There are few certainties in life, but when the Chinese Ministry of Foreign Affairs denies a report about some nefarious behavior conducted on behalf of the Chinese Communist Party (CCP), there is almost certainly truth to the alleged behavior.
When ministry spokeswoman Mao Ning (毛寧) described reports of the arrest in March of a British parliamentary researcher for having spied for Beijing as “completely fabricated and nothing but malicious slander,” that justified the UK’s Conservative Party taking a closer look at how it engages with the CCP.
News of the arrest, which was only made public by British police on Saturday last week, has already sparked calls for increased security around Westminster and a major rethink of the British government’s official policy toward China. For many members of parliament, this major rethink must include clarity over how the UK’s relationship with China is defined.
During a parliamentary debate on the issue following the arrest report, former Conservative Party leader Iain Duncan-Smith and former British prime minister Liz Truss called on the government to define China as a threat.
British lawmaker Alicia Kearns, chair of the Foreign Affairs Committee and lead author of a report that for the first time referred to Taiwan as an “independent country,” also called for clarity on the UK’s stance toward China. Kearns was one of the prominent British politicians linked with the arrested researcher.
The problem is certainly not the UK’s alone. On Tuesday, Conservative Party of Canada lawmaker Michael Chong (莊文浩), a vocal opponent of the CCP’s rights abuses against the Uighur community in Xinjiang, testified to the US Congressional-Executive Commission on China hearings about countering transnational repression by Beijing. Chong spoke about how Chinese security forces had targeted him in a political interference campaign.
Chong is not the only Canadian lawmaker to have been targeted in this way. Former Canadian Conservative Party leader Erin O’Toole has said that the Canadian Security Intelligence Service (CSIS) found an “active campaign of voter suppression” by China against him and his party, while Hong Kong-born New Democratic Party lawmaker Jenny Kwan (關慧貞), who has fought for the rights of Hong Kong residents, said that she was also recently informed by the CSIS that she has been a target of Chinese government interference for years.

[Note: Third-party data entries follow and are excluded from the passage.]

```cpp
__global__ __launch_bounds__(256) void specout_fwd_kernel(const SpecOut d, const ArenaBases ab) {
  __shared__ float tr[32][33], ti[32][33];
  const float* est = reinterpret_cast<const float*>(rp(ab, d.est));
  float* outr = reinterpret_cast<float*>(rp(ab, d.out_real));
  float* outi = d.mode == 0 ? reinterpret_cast<float*>(rp(ab, d.out_imag)) : nullptr;
  const int NS = d.NF + 1;
  const int b = blockIdx.z, t0 = blockIdx.x * 32, k0 = blockIdx.y * 32;
  const int tx = threadIdx.x & 31, ty = threadIdx.x >> 5;
  for (int r = ty; r < 32; r += 8) {
    const int t = t0 + r, k = k0 + tx;
    float vr = 0.f, vi = 0.f;
    if (t < d.T && k < d.NF) {
      if (d.mode == 2) {
        vr = est[((int64_t)b * d.T + t) * d.NF + k];
      } else {
        const int64_t o = (((int64_t)b * d.T + t) * NS + k + 1) * 2;
        vr = est[o]; vi = est[o + 1];
        if (d.mode == 1) vr = sqrtf(vr * vr + vi * vi);
      }
    }
    tr[r][tx] = vr; ti[r][tx] = vi;
  }
  __syncthreads();
  for (int r = ty; r < 32; r += 8) {
    const int k = k0 + r, t = t0 + tx;
    if (t < d.T && k < d.NF) {
      const int64_t o = ((int64_t)b * d.NF + k) * d.T + t;
      if (d.mode == 3) { outr[2 * o] = tr[tx][r]; outr[2 * o + 1] = ti[tx][r]; }
      else {
        outr[o] = tr[tx][r];
        if (d.mode == 0) outi[o] = ti[tx][r];
      }
    }
  }
}
__global__ __launch_bounds__(256) void specout_bwd_kernel(const SpecOut d, const ArenaBases ab) {
  __shared__ float tr[32][33], ti[32][33];
  float* dest = reinterpret_cast<float*>(rp(ab, d.est));
  const float* gr = reinterpret_cast<const float*>(rp(ab, d.out_real));
  const float* gi = (d.mode == 2 || d.mode == 3) ? nullptr : reinterpret_cast<const float*>(rp(ab, d.out_imag));
  const int NS = d.NF + 1;
  const int b = blockIdx.z, t0 = blockIdx.x * 32, k0 = blockIdx.y * 32;
  const int tx = threadIdx.x & 31, ty = threadIdx.x >> 5;
  for (int r = ty; r < 32; r += 8) {
    const int k = k0 + r, t = t0 + tx;
    float vr = 0.f, vi = 0.f;
    if (t < d.T && k < d.NF) {
      const int64_t o = ((int64_t)b * d.NF + k) * d.T + t;
      if (d.mode == 3) { vr = gr[2 * o]; vi = gr[2 * o + 1]; }
      else { vr = gr[o]; vi = d.mode == 2 ? 0.f : gi[o]; }
    }
    tr[r][tx] = vr; ti[r][tx] = vi;
  }
  __syncthreads();
  for (int r = ty; r < 32; r += 8) {
    const int t = t0 + r, k = k0 + tx;
    if (t < d.T && k < d.NF) {
      if (d.mode == 2) { dest[((int64_t)b * d.T + t) * d.NF + k] = tr[tx][r]; continue; }
      const int64_t o = (((int64_t)b * d.T + t) * NS + k + 1) * 2;
      if (d.accumulate) { dest[o] += tr[tx][r]; dest[o + 1] += ti[tx][r]; }
      else { dest[o] = tr[tx][r]; dest[o + 1] = ti[tx][r]; }
    }
  }
}

__global__ void lstm_refuse_kernel(int* host_word, int* dev_word) { set_status(host_word, dev_word); }

template <int HMAX, bool DIR>
static void launch_lstm_dir(const LstmRec& d, const ArenaBases& ab, hipStream_t st, bool fwd) {
  dim3 grid((d.B + 15) / 16, d.G);
  dim3 block(64 * (d.H / 16));
  if (fwd) {
    const size_t sh = 2 * 16 * (d.H + 2) * sizeof(float);
    hipLaunchKernelGGL((lstm_fwd_kernel<HMAX, DIR>), grid, block, sh, st, d, ab);
  } else {
    const size_t sh = 16 * (4 * d.H + 2) * sizeof(float);
    hipLaunchKernelGGL((lstm_bwd_kernel<HMAX, DIR>), grid, block, sh, st, d, ab);
  }
}

template <int HMAX>
static void launch_lstm(const Op& op, const ArenaBases& ab, hipStream_t st, bool fwd) {
  const LstmRec& d = op.lstm;
  const int mask = lstm_rev_groups(d);
  if (mask != 0 && (d.t0 != 0 || d.t1 != 0 || d.G > 4)) {
    hipLaunchKernelGGL(lstm_refuse_kernel, dim3(1), dim3(1), 0, st, ab.status, ab.dstatus);
    return;
  }
  if (mask != 0) launch_lstm_dir<HMAX, true>(d, ab, st, fwd);
  else launch_lstm_dir<HMAX, false>(d, ab, st, fwd);
}

constexpr int kFinCG = 32, kFinMaxChunks = 64, kFinMaxC = 2048;
struct FinScratch { double* sums; unsigned* tickets; };

static FinScratch fin_scratch(hipStream_t st) {
  static std::mutex mu;
  static std::unordered_map<StreamKey, FinScratch, StreamKeyHash> map;
  std::lock_guard<std::mutex> lk(mu);
  const StreamKey key = stream_key(st);
  auto it = map.find(key);
  if (it != map.end()) return it->second;
  FinScratch f{};
  const size_t nsum = (size_t)(kFinMaxC / kFinCG) * kFinMaxChunks * 3 * kFinCG + kFinMaxC / kFinCG, ntick = kFinMaxC / kFinCG + 1;
  if (hipMalloc(reinterpret_cast<void**>(&f.sums), nsum * sizeof(double)) != hipSuccess ||
      hipMalloc(reinterpret_cast<void**>(&f.tickets), ntick * sizeof(unsigned)) != hipSuccess ||
      hipMemset(f.tickets, 0, ntick * sizeof(unsigned)) != hipSuccess) {
    f.sums = nullptr; f.tickets = nullptr;
    return f;
  }
  map.emplace(key, f);
  return f;
}

template <int NS, bool BWD>
__device__ __forceinline__ bool fin_stage1(const float* part, int nblk, int C, int ld, int rowstride, FinScratch fs, double* out ,
                                           int nsub = 1, int substride = 0) {
  __shared__ double red[8][3][kFinCG];
  __shared__ unsigned ticket;
  const int g = blockIdx.x, k = blockIdx.y, nch = gridDim.y;
  const int cl = threadIdx.x & 31, rl = threadIdx.x >> 5, c = g * kFinCG + cl;
  const int per = (nblk + nch - 1) / nch, b0 = k * per, b1 = min(nblk, b0 + per);
  double s0 = 0.0, s1 = 0.0, s2 = 0.0;
  if (c < C) {
    int b = b0 + rl;
    if (nsub == 1) {
      for (; b + 24 < b1; b += 32) {
        float v0[4], v1[4], v2[4];
#pragma unroll
        for (int u = 0; u < 4; ++u) {
          const float* row = part + (int64_t)(b + 8 * u) * rowstride;
          v0[u] = row[c]; v1[u] = row[ld + c]; v2[u] = BWD ? row[2 * ld + c] : 0.f;
        }
#pragma unroll
        for (int u = 0; u < 4; ++u) { s0 += v0[u]; s1 += v1[u]; if (BWD) s2 += v2[u]; }
      }
    }
    for (; b < b1; b += 8)
      for (int u = 0; u < nsub; ++u) {
        const float* row = part + (int64_t)b * rowstride + u * substride;
        s0 += row[c];
        s1 += row[ld + c];
        if (BWD) s2 += row[2 * ld + c];
      }
  }
  red[rl][0][cl] = s0; red[rl][1][cl] = s1; red[rl][2][cl] = s2;
  __syncthreads();
  double* mine = fs.sums + ((int64_t)g * kFinMaxChunks + k) * 3 * kFinCG;
  if (threadIdx.x < 3 * kFinCG) {
    const int q = threadIdx.x / kFinCG, cc = threadIdx.x % kFinCG;
    double v = 0.0;
    for (int r = 0; r < 8; ++r) v += red[r][q][cc];
    asm volatile("global_store_dwordx2 %0, %1, off sc0 sc1\n\ts_waitcnt vmcnt(0)" ::"v"(mine + q * kFinCG + cc), "v"(v) : "memory");
  }
  __syncthreads();
  if (threadIdx.x == 0) ticket = atomicInc(fs.tickets + g, (unsigned)nch - 1);
  __syncthreads();
  if (ticket != (unsigned)nch - 1) return false;
  if (threadIdx.x < 3 * kFinCG) {
    const int q = threadIdx.x / kFinCG, cc = threadIdx.x % kFinCG;
    const __amdgpu_buffer_rsrc_t r = __builtin_amdgcn_make_buffer_rsrc(fs.sums + (int64_t)g * kFinMaxChunks * 3 * kFinCG, 0,
                                                                       kFinMaxChunks * 3 * kFinCG * 8, 0x00020000);
    double v = 0.0;
    for (int k0 = 0; k0 < nch; k0 += 16) {
      double x[16];
#pragma unroll
      for (int u = 0; u < 16; ++u) {
        const int kk = k0 + u < nch ? k0 + u : nch - 1;
        x[u] = __builtin_bit_cast(double, __builtin_amdgcn_raw_buffer_load_b64(r, (uint32_t)((kk * 3 * kFinCG + q * kFinCG + cc) * 8), 0, 17));
      }
#pragma unroll
      for (int u = 0; u < 16; ++u)
        if (k0 + u < nch) v += x[u];
    }
    out[q * kFinCG + cc] = v;
  }
  __syncthreads();
  return true;
}

__global__ __launch_bounds__(256) void bn_finalize2_kernel(const BnFinalize d, const ArenaBases ab, FinScratch fs) {
  __shared__ double tot[3 * kFinCG];
  if (!fin_stage1<2, false>(reinterpret_cast<const float*>(rp(ab, d.part)), d.nblk, d.C, d.Cpad, 2 * d.Cpad, fs, tot, d.nsub > 1 ? d.nsub : 1, d.substride)) return;
  const int c = blockIdx.x * kFinCG + threadIdx.x;
  if (threadIdx.x < kFinCG && c < d.C) {
    const double mean = tot[threadIdx.x] / d.count;
    double var = tot[kFinCG + threadIdx.x] / d.count - mean * mean;
    if (var < 0) var = 0;
    float* mi = reinterpret_cast<float*>(rp(ab, d.mean_invstd));
    mi[c] = (float)mean;
    mi[d.C + c] = (float)(1.0 / sqrt(var + (double)d.eps));
    if (d.running_mean.arena >= 0) {
      float* rm = reinterpret_cast<float*>(rp(ab, d.running_mean));
      float* rv = reinterpret_cast<float*>(rp(ab, d.running_var));
      const double unb = var * (d.count / (d.count > 1 ? d.count - 1 : 1));
      rm[c] = (float)((1.0 - d.momentum) * rm[c] + d.momentum * mean);
      rv[c] = (float)((1.0 - d.momentum) * rv[c] + d.momentum * unb);
    }
  }
}

__global__ __launch_bounds__(256) void bn_bwd_finalize2_kernel(const BnBwdApply d, const ArenaBases ab, FinScratch fs) {
  __shared__ double tot[3 * kFinCG];
  __shared__ unsigned last;
  const int C = d.r.C, ld = d.r.ldp > 0 ? d.r.ldp : C;
  if (!fin_stage1<3, true>(reinterpret_cast<const float*>(rp(ab, d.r.part)), d.r.nblk, C, ld, 3 * ld, fs, tot)) return;
  const int c = blockIdx.x * kFinCG + threadIdx.x;
  if (threadIdx.x < kFinCG && c < C) {
    float* t = reinterpret_cast<float*>(rp(ab, d.totals));
    t[c] = (float)tot[threadIdx.x];
    t[C + c] = (float)tot[kFinCG + threadIdx.x];
    reinterpret_cast<float*>(rp(ab, d.dbeta))[c] = (float)tot[threadIdx.x];
    reinterpret_cast<float*>(rp(ab, d.dgamma))[c] = (float)tot[kFinCG + threadIdx.x];
  }
  const int ng = gridDim.x;
  double* gsl = fs.sums + (size_t)(kFinMaxC / kFinCG) * kFinMaxChunks * 3 * kFinCG;
  if (threadIdx.x == 0) {
    double v = 0.0;
    for (int cc = 0; cc < kFinCG; ++cc)
      if (blockIdx.x * kFinCG + cc < C) v += tot[2 * kFinCG + cc];
    asm volatile("global_store_dwordx2 %0, %1, off sc0 sc1\n\ts_waitcnt vmcnt(0)" ::"v"(gsl + blockIdx.x), "v"(v) : "memory");
    last = atomicInc(fs.tickets + kFinMaxC / kFinCG, (unsigned)ng - 1) == (unsigned)ng - 1;
    if (last) {
      const __amdgpu_buffer_rsrc_t r = __builtin_amdgcn_make_buffer_rsrc(gsl, 0, (kFinMaxC / kFinCG) * 8, 0x00020000);
      double s = 0.0;
      for (int g = 0; g < ng; ++g) s += __builtin_bit_cast(double, __builtin_amdgcn_raw_buffer_load_b64(r, (uint32_t)(g * 8), 0, 17));
      reinterpret_cast<float*>(rp(ab, d.dslope))[0] = (float)s;
    }
  }
}

static bool fin_two_level(int nblk, int C, hipStream_t st, FinScratch* fs, dim3* grid) {
  if (nblk < 64 || C > kFinMaxC) return false;
  *fs = fin_scratch(st);
  if (!fs->sums) return false;
  const int nch = std::min(kFinMaxChunks, (nblk + 31) / 32);
  *grid = dim3((C + kFinCG - 1) / kFinCG, nch);
  return true;
}

void launch_misc(const Op& op, const ArenaBases& ab, hipStream_t st) {
  switch (op.kind) {
    case OP_PACK:
      hipLaunchKernelGGL(pack_kernel, dim3(grid_for(op.pack.n)), dim3(256), 0, st, op.pack, ab); break;
    case OP_PACKMULTI:
      hipLaunchKernelGGL(packmulti_kernel, dim3(128, op.packm.count), dim3(256), 0, st, op.packm, ab); break;
    case OP_SPLITSUM:
      hipLaunchKernelGGL(splitsum_kernel, dim3((unsigned)std::min<int64_t>((op.unpack.n + 63) / 64, op.unpack.nseg > 0 ? 1024 : 8192), std::max(1, op.unpack.nseg)),
                         dim3(256), 0, st, op.unpack, ab);
      break;
    case OP_UNPACK:
      hipLaunchKernelGGL(unpack_kernel, dim3(grid_for(op.unpack.n)), dim3(256), 0, st, op.unpack, ab); break;
    case OP_BN_FINALIZE: {
      FinScratch fs; dim3 grid;
      if (op.bnf.nblk >= 0 && op.bnf.mode == 0 && fin_two_level(op.bnf.nblk, op.bnf.C, st, &fs, &grid))
        hipLaunchKernelGGL(bn_finalize2_kernel, grid, dim3(256), 0, st, op.bnf, ab, fs);
      else
        hipLaunchKernelGGL(bn_finalize_kernel, dim3(op.bnf.C), dim3(256), 0, st, op.bnf, ab);
      break;
    }
    case OP_BN_APPLY:
    case OP_BN_BWD_REDUCE:
    case OP_BN_BWD_APPLY:
      launch_bn(op, ab, st); break;
    case OP_CBN_STATS: case OP_CBN_FINALIZE: case OP_CBN_APPLY: case OP_CBN_BWD_REDUCE: case OP_CBN_BWD_FINALIZE: case OP_CBN_BWD_APPLY:
      launch_cbn(op, ab, st); break;
    case OP_BN_BWD_FINALIZE: {
      FinScratch fs; dim3 grid;
      if (fin_two_level(op.bnb.r.nblk, op.bnb.r.C, st, &fs, &grid))
        hipLaunchKernelGGL(bn_bwd_finalize2_kernel, grid, dim3(256), 0, st, op.bnb, ab, fs);
      else
        hipLaunchKernelGGL(bn_bwd_finalize_kernel, dim3(op.bnb.r.C), dim3(256), 0, st, op.bnb, ab);
      break;
    }
    case OP_LSTM_FWD:
    case OP_LSTM_BWD: {
      const bool fwd = op.kind == OP_LSTM_FWD;
      if (op.lstm.hdt == DT_BF16 && op.lstm.impl == 1) launch_lstm_rows(op.lstm, ab, st, fwd);
      else if (op.lstm.hdt == DT_BF16 && op.lstm.H > 128) launch_lstm_cluster(op.lstm, ab, st, fwd);
      else if (op.lstm.hdt == DT_BF16) launch_lstm_bf16(op.lstm, ab, st, fwd);
      else if (op.lstm.H <= 64) launch_lstm<64>(op, ab, st, fwd);
      else launch_lstm<128>(op, ab, st, fwd);
      break;
    }
    case OP_COMBINE_FWD:
      hipLaunchKernelGGL(combine_fwd_kernel, dim3(grid_for(op.comb.rows * op.comb.H)), dim3(256), 0, st, op.comb, ab); break;
    case OP_COMBINE_BWD:
      hipLaunchKernelGGL(combine_bwd_kernel, dim3(grid_for(op.comb.rows * op.comb.H)), dim3(256), 0, st, op.comb, ab); break;
    case OP_MASK_FWD:
      hipLaunchKernelGGL(mask_fwd_kernel, dim3(grid_for(op.mask.frames * (op.mask.NF + 1))), dim3(256), 0, st, op.mask, ab); break;
    case OP_MASK_BWD:
      hipLaunchKernelGGL(mask_bwd_kernel, dim3(op.mask.colsum_rows > 0 ? op.mask.colsum_rows : grid_for(op.mask.frames * 2 * op.mask.NF)), dim3(256), 0, st, op.mask, ab); break;
    case OP_OLA_FWD:
      hipLaunchKernelGGL(ola_fwd_kernel, dim3(grid_for((int64_t)op.ola.B * op.ola.L)), dim3(256), 0, st, op.ola, ab); break;
    case OP_OLA_BWD:
      hipLaunchKernelGGL(ola_bwd_kernel, dim3(grid_for((int64_t)op.ola.B * op.ola.L)), dim3(256), 0, st, op.ola, ab); break;
    case OP_SPECOUT_FWD:
    case OP_SPECOUT_BWD: {
      dim3 grid((op.so.T + 31) / 32, (op.so.NF + 31) / 32, op.so.B);
      if (op.kind == OP_SPECOUT_FWD) hipLaunchKernelGGL(specout_fwd_kernel, grid, dim3(256), 0, st, op.so, ab);
      else hipLaunchKernelGGL(specout_bwd_kernel, grid, dim3(256), 0, st, op.so, ab);
      break;
    }
    case OP_SPECPAD:
      hipLaunchKernelGGL(specpad_kernel, dim3(grid_for(op.mags.frames * op.mags.NF * op.mags.MS)), dim3(256), 0, st, op.mags, ab); break;
    case OP_MAGS:
      hipLaunchKernelGGL(mags_kernel, dim3(grid_for(op.mags.frames * op.mags.MS)), dim3(256), 0, st, op.mags, ab); break;
    case OP_SPECCONV: launch_specconv(op.sc, ab, st); break;
    case OP_NCHW_CL: launch_nchw_cl(op.lay, ab, st); break;
    case OP_MEMSET:
      (void)hipMemsetAsync(rp(ab, op.ms.dst), 0, op.ms.bytes, st); break;
    default: launch_fsn(op, ab, st); break;
  }
}

}
```

Measured before the change: 3361 utt/s.

## Batch loads in BN backward reduce and widen two-level finalize reductions

The BN backward reduce kernel is specialised on whether a second gradient input exists. It now reads per-channel params straight from global memory instead of staging them in shared memory, and issues four rows of raw loads before converting and accumulating, which raises memory-level parallelism. The partial fold drops one barrier. The finalize stage uses buffer loads with fixed-size trips, allows more chunks, and spreads the second-level gather across lanes; the slope fold becomes a wave shuffle. This costs more register pressure and more code paths.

There is a definite theme in these reports. It is unclear exactly how much of this Mao would classify as “nothing but malicious slander.”
As a Canadian lawmaker, Chong’s appearance before the US congressional committee was a rare event. He called for a joint approach to sharing information about Chinese security forces’ attempts to interfere politically in the operation and institutions of democratic nations, an idea that could be applied to other democratic nations that have been targeted by Beijing, including Taiwan.
In an interview with Politico, Chong said: “Beijing’s targeting of me has only further emboldened me.”
That effect applies on the individual level and the national level. The CCP’s efforts to subvert Taiwan’s elections with military intimidation or economic coercion have only galvanized sentiment against China among Taiwanese.
While other nations are discussing how best to counter Beijing’s efforts to subvert their democratic elections, Taipei should be pulling out all the stops to ensure that next year’s presidential elections are protected from CCP interference, which could include approaching other democratic governments about how best to join forces.